template <bool DET>
__global__ void __launch_bounds__(256) k_accumulate(PassArgs a, AccumLayout L, int rec_doubles,
                                                    const uint8_t* __restrict__ flags, const double* __restrict__ jrec,
                                                    const int* __restrict__ cells, const uint32_t* __restrict__ pair_tables,
                                                    const int* __restrict__ pair_counts, AccumTargets T,
                                                    const double* __restrict__ det_scale, int points_separate) {
  typedef typename Acc<DET>::T acc_t;
  const double scale = DET ? det_scale[0] : 1.0;
  const double scale_b = DET ? det_scale[1] : 1.0;
  __shared__ double sJ0[4][kMaxCols];
  __shared__ double sJ1[4][kMaxCols];
  __shared__ double sW0[4][kMaxCols];
  __shared__ double sW1[4][kMaxCols];
  __shared__ int sIdx[4][kMaxCols];
  const int lane = threadIdx.x & 63, wv = threadIdx.x >> 6;
  const int chunk = points_separate ? kAccChunkHot : kAccChunk;
  const int64_t o_begin = ((int64_t)blockIdx.x * 4 + wv) * chunk;
  const int nrig = L.rig_in_state ? 6 : 0;
  const int nh = 6 + nrig;
  const int h0 = L.eliminate_points ? 3 : 0;
  const int nhp = nh * (nh + 1) / 2;
  int hs_i[2], hs_k[2];
#pragma unroll
  for (int t = 0; t < 2; ++t) {
    int sidx = lane + 64 * t;
    hs_i[t] = -1; hs_k[t] = -1;
    if (sidx < nhp) {
      int rem = sidx, i = 0;
      while (rem >= nh - i) { rem -= nh - i; ++i; }
      hs_i[t] = i; hs_k[t] = i + rem;
    } else if (sidx < nhp + nh) {
      hs_i[t] = sidx - nhp; hs_k[t] = -2;
    }
  }
  acc_t hot[2] = {0, 0};
  int cur_pose = -1, cur_rig = -1;
  auto flush = [&]() {
    if (cur_pose < 0) return;
#pragma unroll
    for (int t = 0; t < 2; ++t) {
      if (hs_i[t] < 0) continue;
      int row = hs_i[t] < 6 ? cur_pose + hs_i[t] : cur_rig + hs_i[t] - 6;
      if (hs_k[t] == -2) acc_add_b<DET>(L, T, row, hot[t]);
      else acc_add_H<DET>(L, T, row, hs_k[t] < 6 ? cur_pose + hs_k[t] : cur_rig + hs_k[t] - 6, hot[t]);
      hot[t] = 0;
    }
  };
  for (int c = 0; c < chunk; ++c) {
    const int64_t o = o_begin + c;
    if (o >= a.n_obs) break;
    if (flags[o] != 3) continue;
    const int cam = a.obs_camera[o];
    const CamDev cd = a.cams[cam];
    const int per = cd.params_per_point;
    const int Kg = L.localize_only ? 0 : per * 16;
    const int K = 6 + nrig + 3 + Kg;
    const double* rec = jrec + (size_t)o * rec_doubles;
    const double w = rec[2];
    const int pose_idx = L.first_rig_tr_global + 6 * (a.pose_slot ? a.pose_slot[a.obs_image[o]] : a.obs_image[o]);
    const int rig_idx = L.first_camera_tr_rig + 6 * cam;
    const int point_idx = L.first_points + 3 * a.obs_point[o];
    if (pose_idx != cur_pose || rig_idx != cur_rig) {
      flush();
      cur_pose = pose_idx; cur_rig = rig_idx;
    }
    const int cx0 = cells[2 * o], cy0 = cells[2 * o + 1];
    __builtin_amdgcn_wave_barrier();
    const int Ks = points_separate ? nh : K;
    for (int k = lane; k < Ks; k += 64) {
      int idx; double j0, j1;
      int kk = k;
      if (L.eliminate_points) {
        if (kk < 3) { idx = point_idx + kk; j0 = rec[27 + kk]; j1 = rec[30 + kk]; goto done; }
        kk -= 3;
      }
      if (kk < 6) { idx = pose_idx + kk; j0 = rec[3 + kk]; j1 = rec[9 + kk]; goto done; }
      kk -= 6;
      if (nrig) {
        if (kk < 6) { idx = rig_idx + kk; j0 = rec[15 + kk]; j1 = rec[21 + kk]; goto done; }
        kk -= 6;
      }
      if (!L.eliminate_points) {
        if (kk < 3) { idx = point_idx + kk; j0 = rec[27 + kk]; j1 = rec[30 + kk]; goto done; }
        kk -= 3;
      }
      {
        int cell = kk / per, d = kk - cell * per;
        int seq = (cx0 + (cell & 3)) + (cy0 + (cell >> 2)) * cd.gw;
        idx = L.block_dof + grid_column(cd, seq, d);
        j0 = rec[kRecHeader + kk]; j1 = rec[kRecHeader + Kg + kk];
      }
    done:
      sIdx[wv][k] = idx;
      sJ0[wv][k] = j0; sJ1[wv][k] = j1;
      sW0[wv][k] = w * j0; sW1[wv][k] = w * j1;
    }
    __builtin_amdgcn_wave_barrier();
    __builtin_amdgcn_fence(__ATOMIC_RELEASE, "wavefront");
    const double r0 = rec[0], r1 = rec[1];
#pragma unroll
    for (int t = 0; t < 2; ++t) {
      if (hs_i[t] < 0) continue;
      const int i = h0 + hs_i[t];
      if (hs_k[t] == -2) hot[t] += Acc<DET>::from(r0 * sW0[wv][i] + r1 * sW1[wv][i], scale_b);
      else { const int k = h0 + hs_k[t]; hot[t] += Acc<DET>::from(sW0[wv][i] * sJ0[wv][k] + sW1[wv][i] * sJ1[wv][k], scale); }
    }
    if (points_separate) continue;
    for (int k = lane; k < K - Kg; k += 64) {
      if (k >= h0 && k < h0 + nh) continue;
      acc_add_b<DET>(L, T, sIdx[wv][k], Acc<DET>::from(r0 * sW0[wv][k] + r1 * sW1[wv][k], scale_b));
    }
    const int slot = (per == 2) ? 0 : 1;
    const int npairs = pair_counts[slot];
    const uint32_t* table = pair_tables + (size_t)slot * (kMaxCols * (kMaxCols + 1) / 2);
    for (int e = lane; e < npairs; e += 64) {
      uint32_t pr = table[e];
      int i = pr >> 16, k = pr & 0xffff;
      double v = sW0[wv][i] * sJ0[wv][k] + sW1[wv][i] * sJ1[wv][k];
      acc_add_H<DET>(L, T, sIdx[wv][i], sIdx[wv][k], Acc<DET>::from(v, scale));
    }
  }
  flush();
}
constexpr int kPointChunkColsMax = 5120;
constexpr int kPointThreads = 1024;
constexpr int kPointUnroll = 4;
template <bool DET>
__global__ void __launch_bounds__(kPointThreads) k_accumulate_points(PassArgs a, AccumLayout L, int rec_doubles, const uint8_t* __restrict__ flags,
                                                                     const double* __restrict__ jrec, const int* __restrict__ cells,
                                                                     const int* __restrict__ key_start, const int* __restrict__ key_obs,
                                                                     int n_points, int nchunks, int chunk_cols, AccumTargets T,
                                                                     const double* __restrict__ det_scale) {
  typedef typename Acc<DET>::T acc_t;
  constexpr int NT = kPointThreads, NW = kPointThreads / 64, U = kPointUnroll;
  extern __shared__ double s_rows[];
  __shared__ acc_t s_red[NW][27];
  const double scale = DET ? det_scale[0] : 1.0;
  const double scale_b = DET ? det_scale[1] : 1.0;
  const int key = blockIdx.x / nchunks, chunk = blockIdx.x - key * nchunks;
  const int cam = key / n_points, pt = key - cam * n_points;
  const CamDev& cd = a.cams[cam];
  const int per = cd.params_per_point, gw = cd.gw;
  const int* __restrict__ gperm = cd.gperm;
  const int Kg = L.localize_only ? 0 : per * 16;
  const int ncols = Kg ? per * gw * cd.gh : 0;
  const int c0 = chunk * chunk_cols;
  const int o_begin = key_start[key], n = key_start[key + 1] - o_begin;
  if (n == 0 || (chunk > 0 && c0 >= ncols)) return;
  const int c1 = c0 + chunk_cols < ncols ? c0 + chunk_cols : ncols;
  const int tid = threadIdx.x, lane = tid & 63, wv = tid >> 6;
  const int nrig = L.rig_in_state ? 6 : 0;
  const int point_idx = L.first_points + 3 * pt;
  if (c0 < c1) {
    for (int i = tid; i < 3 * chunk_cols; i += NT) s_rows[i] = 0.0;
    __syncthreads();
    const int items = n * Kg;
    for (int it0 = tid; it0 < items; it0 += NT * U) {
      int64_t o[U]; int kk[U]; bool live[U];
#pragma unroll
      for (int u = 0; u < U; ++u) {
        const int it = it0 + u * NT;
        live[u] = it < items;
        const int oi = live[u] ? it / Kg : 0;
        kk[u] = live[u] ? it - oi * Kg : 0;
        o[u] = key_obs[o_begin + oi];
      }
      int cx[U], cy[U]; uint8_t fl[U];
#pragma unroll
      for (int u = 0; u < U; ++u) { fl[u] = flags[o[u]]; cx[u] = cells[2 * o[u]]; cy[u] = cells[2 * o[u] + 1]; }
      int col[U];
#pragma unroll
      for (int u = 0; u < U; ++u) {
        const int cell = kk[u] / per, d = kk[u] - cell * per;
        int seq = (cx[u] + (cell & 3)) + (cy[u] + (cell >> 2)) * gw;
        live[u] = live[u] && fl[u] == 3;
        if (!live[u]) seq = 0;
        col[u] = per * (gperm ? gperm[seq] : seq) + d;
        live[u] = live[u] && col[u] >= c0 && col[u] < c1;
      }
      double w[U], g0[U], g1[U], q0[U][3], q1[U][3];
#pragma unroll
      for (int u = 0; u < U; ++u) {
        if (!live[u]) continue;
        const double* rec = jrec + (size_t)o[u] * rec_doubles;
        w[u] = rec[2]; g0[u] = rec[kRecHeader + kk[u]]; g1[u] = rec[kRecHeader + Kg + kk[u]];
#pragma unroll
        for (int r = 0; r < 3; ++r) { q0[u][r] = rec[27 + r]; q1[u][r] = rec[30 + r]; }
      }
#pragma unroll
      for (int u = 0; u < U; ++u) {
        if (!live[u]) continue;
#pragma unroll
        for (int r = 0; r < 3; ++r)
          Acc<DET>::add_lds(&s_rows[r * chunk_cols + (col[u] - c0)], Acc<DET>::from((w[u] * q0[u][r]) * g0[u] + (w[u] * q1[u][r]) * g1[u], scale));
      }
    }
    __syncthreads();
#pragma unroll
    for (int r = 0; r < 3; ++r) {
      double* out = T.Hdd + (size_t)(point_idx - L.block_dof + r) * L.dense_dof + cd.intr_offset + c0;
      for (int c = tid; c < c1 - c0; c += NT) out[c] = s_rows[r * chunk_cols + c];
    }
// ... 185 lines not shown
#pragma unroll 1
    for (int r = 0; r < nrec; ++r) {
      const double w = sW[r];
      if (tid < KG) bacc += Acc<DET>::from(sRes[r][0] * (w * sJ0[r][tid]) + sRes[r][1] * (w * sJ1[r][tid]), scale_b);
      if (has_tile) {
        double a0[TZ], a1[TZ], b0[TZ], b1[TZ];
#pragma unroll
        for (int x = 0; x < TZ; ++x) { a0[x] = sJ0[r][i0 + x]; a1[x] = sJ1[r][i0 + x]; b0[x] = sJ0[r][k0 + x]; b1[x] = sJ1[r][k0 + x]; }
#pragma unroll
        for (int x = 0; x < TZ; ++x)
#pragma unroll
          for (int y = 0; y < TZ; ++y) acc[x][y] += Acc<DET>::from(w * (a0[x] * b0[y] + a1[x] * b1[y]), scale);
      }
      if (rig) {
#pragma unroll
        for (int t = 0; t < NR; ++t) {
          const int e = tid + 256 * t;
          if (e < 6 * KG) { const int q = e / KG, k = e - q * KG; racc[t] += Acc<DET>::from(w * (sRig[r][q] * sJ0[r][k] + sRig[r][6 + q] * sJ1[r][k]), scale); }
        }
      }
    }
  }
  const CamDev cd = a.cams[cam];
  const int cy0 = cell / cd.gw, cx0 = cell - cy0 * cd.gw;
  if (tid < KG) {
    const int ck = tid / PER, dk = tid - ck * PER;
    Acc<DET>::add(bd + grid_column(cd, (cx0 + (ck & 3)) + (cy0 + (ck >> 2)) * cd.gw, dk), bacc);
  }
  if (has_tile) {
#pragma unroll
    for (int x = 0; x < TZ; ++x)
#pragma unroll
      for (int y = 0; y < TZ; ++y) {
        const int i = i0 + x, k = k0 + y;
        if (i > k) continue;
        const int ci = i / PER, di = i - ci * PER, ck = k / PER, dk = k - ck * PER;
        int row = grid_column(cd, (cx0 + (ci & 3)) + (cy0 + (ci >> 2)) * cd.gw, di);
        int col = grid_column(cd, (cx0 + (ck & 3)) + (cy0 + (ck >> 2)) * cd.gw, dk);
        if (row > col) { const int t2 = row; row = col; col = t2; }
        Acc<DET>::add(Hdd + (size_t)row * ld + col, acc[x][y]);
      }
  }
  if (!rig) return;
#pragma unroll
  for (int t = 0; t < NR; ++t) {
    const int e = tid + 256 * t;
    if (e >= 6 * KG) continue;
    const int q = e / KG, k = e - q * KG, ck = k / PER, dk = k - ck * PER;
    const int col = grid_column(cd, (cx0 + (ck & 3)) + (cy0 + (ck >> 2)) * cd.gw, dk);
    Acc<DET>::add(Hdd + (size_t)(rig_row0 + q) * ld + col, racc[t]);
  }
}
int launch_accumulate_cells(const PassArgs& a, const std::vector<cba_camera>& cams, const std::vector<int>& cell_base_host,
                            int rec_doubles, int ld, const uint8_t* flags, const double* jrec, const int* cells,
                            const int* cell_base, int* count, int* start, int* fill, int* order, double* Hdd,
                            int rig_row_first , const double* det_scale, double* bd,
                            hipStream_t s) {
  if (a.n_obs == 0) return CBA_OK;
  const int n_keys = cell_base_host.back();
  CBA_HIP(hipMemsetAsync(count, 0, sizeof(int) * (size_t)n_keys, s));
  CBA_HIP(hipMemsetAsync(fill, 0, sizeof(int) * (size_t)n_keys, s));
  dim3 grid((unsigned)((a.n_obs + 255) / 256)), block(256);
  hipLaunchKernelGGL(k_cell_count, grid, block, 0, s, a, flags, cells, cell_base, count);
  hipLaunchKernelGGL(k_cell_scan, dim3(1), dim3(1024), 0, s, count, n_keys, start);
  hipLaunchKernelGGL(k_cell_fill, grid, block, 0, s, a, flags, cells, cell_base, start, fill, order);
  for (size_t c = 0; c < cams.size(); ++c) {
    const int n_cells = cams[c].grid_w * cams[c].grid_h;
    dim3 g2((unsigned)n_cells);
    const int rr = rig_row_first >= 0 ? rig_row_first + 6 * (int)c : -1;
    const bool central = cams[c].model_type == CBA_CENTRAL_GENERIC;
#define CBA_CELLS2(PER_, DET_, RIG_) hipLaunchKernelGGL((k_accumulate_cells<PER_, DET_, RIG_>), g2, block, 0, s, a, (int)c, cell_base_host[c], \
                                                        n_cells, rec_doubles, ld, jrec, start, order, Hdd, rr, det_scale, bd)
#define CBA_CELLS(PER_, DET_) do { if (rr >= 0) CBA_CELLS2(PER_, DET_, true); else CBA_CELLS2(PER_, DET_, false); } while (0)
    if (central) { if (det_scale) CBA_CELLS(2, true); else CBA_CELLS(2, false); }
    else { if (det_scale) CBA_CELLS(5, true); else CBA_CELLS(5, false); }
#undef CBA_CELLS2
#undef CBA_CELLS
  }
  CBA_HIP(hipGetLastError());
  return CBA_OK;
}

Exercise details: Only the lines from the first one of the listing up to and including the line where "if (cur_pose < 0) return;" appears are wanted, reproduced exactly.

Answer for the task:
template <bool DET>
__global__ void __launch_bounds__(256) k_accumulate(PassArgs a, AccumLayout L, int rec_doubles,
                                                    const uint8_t* __restrict__ flags, const double* __restrict__ jrec,
                                                    const int* __restrict__ cells, const uint32_t* __restrict__ pair_tables,
                                                    const int* __restrict__ pair_counts, AccumTargets T,
                                                    const double* __restrict__ det_scale, int points_separate) {
  typedef typename Acc<DET>::T acc_t;
  const double scale = DET ? det_scale[0] : 1.0;
  const double scale_b = DET ? det_scale[1] : 1.0;
  __shared__ double sJ0[4][kMaxCols];
  __shared__ double sJ1[4][kMaxCols];
  __shared__ double sW0[4][kMaxCols];
  __shared__ double sW1[4][kMaxCols];
  __shared__ int sIdx[4][kMaxCols];
  const int lane = threadIdx.x & 63, wv = threadIdx.x >> 6;
  const int chunk = points_separate ? kAccChunkHot : kAccChunk;
  const int64_t o_begin = ((int64_t)blockIdx.x * 4 + wv) * chunk;
  const int nrig = L.rig_in_state ? 6 : 0;
  const int nh = 6 + nrig;
  const int h0 = L.eliminate_points ? 3 : 0;
  const int nhp = nh * (nh + 1) / 2;
  int hs_i[2], hs_k[2];
#pragma unroll
  for (int t = 0; t < 2; ++t) {
    int sidx = lane + 64 * t;
    hs_i[t] = -1; hs_k[t] = -1;
    if (sidx < nhp) {
      int rem = sidx, i = 0;
      while (rem >= nh - i) { rem -= nh - i; ++i; }
      hs_i[t] = i; hs_k[t] = i + rem;
    } else if (sidx < nhp + nh) {
      hs_i[t] = sidx - nhp; hs_k[t] = -2;
    }
  }
  acc_t hot[2] = {0, 0};
  int cur_pose = -1, cur_rig = -1;
  auto flush = [&]() {
    if (cur_pose < 0) return;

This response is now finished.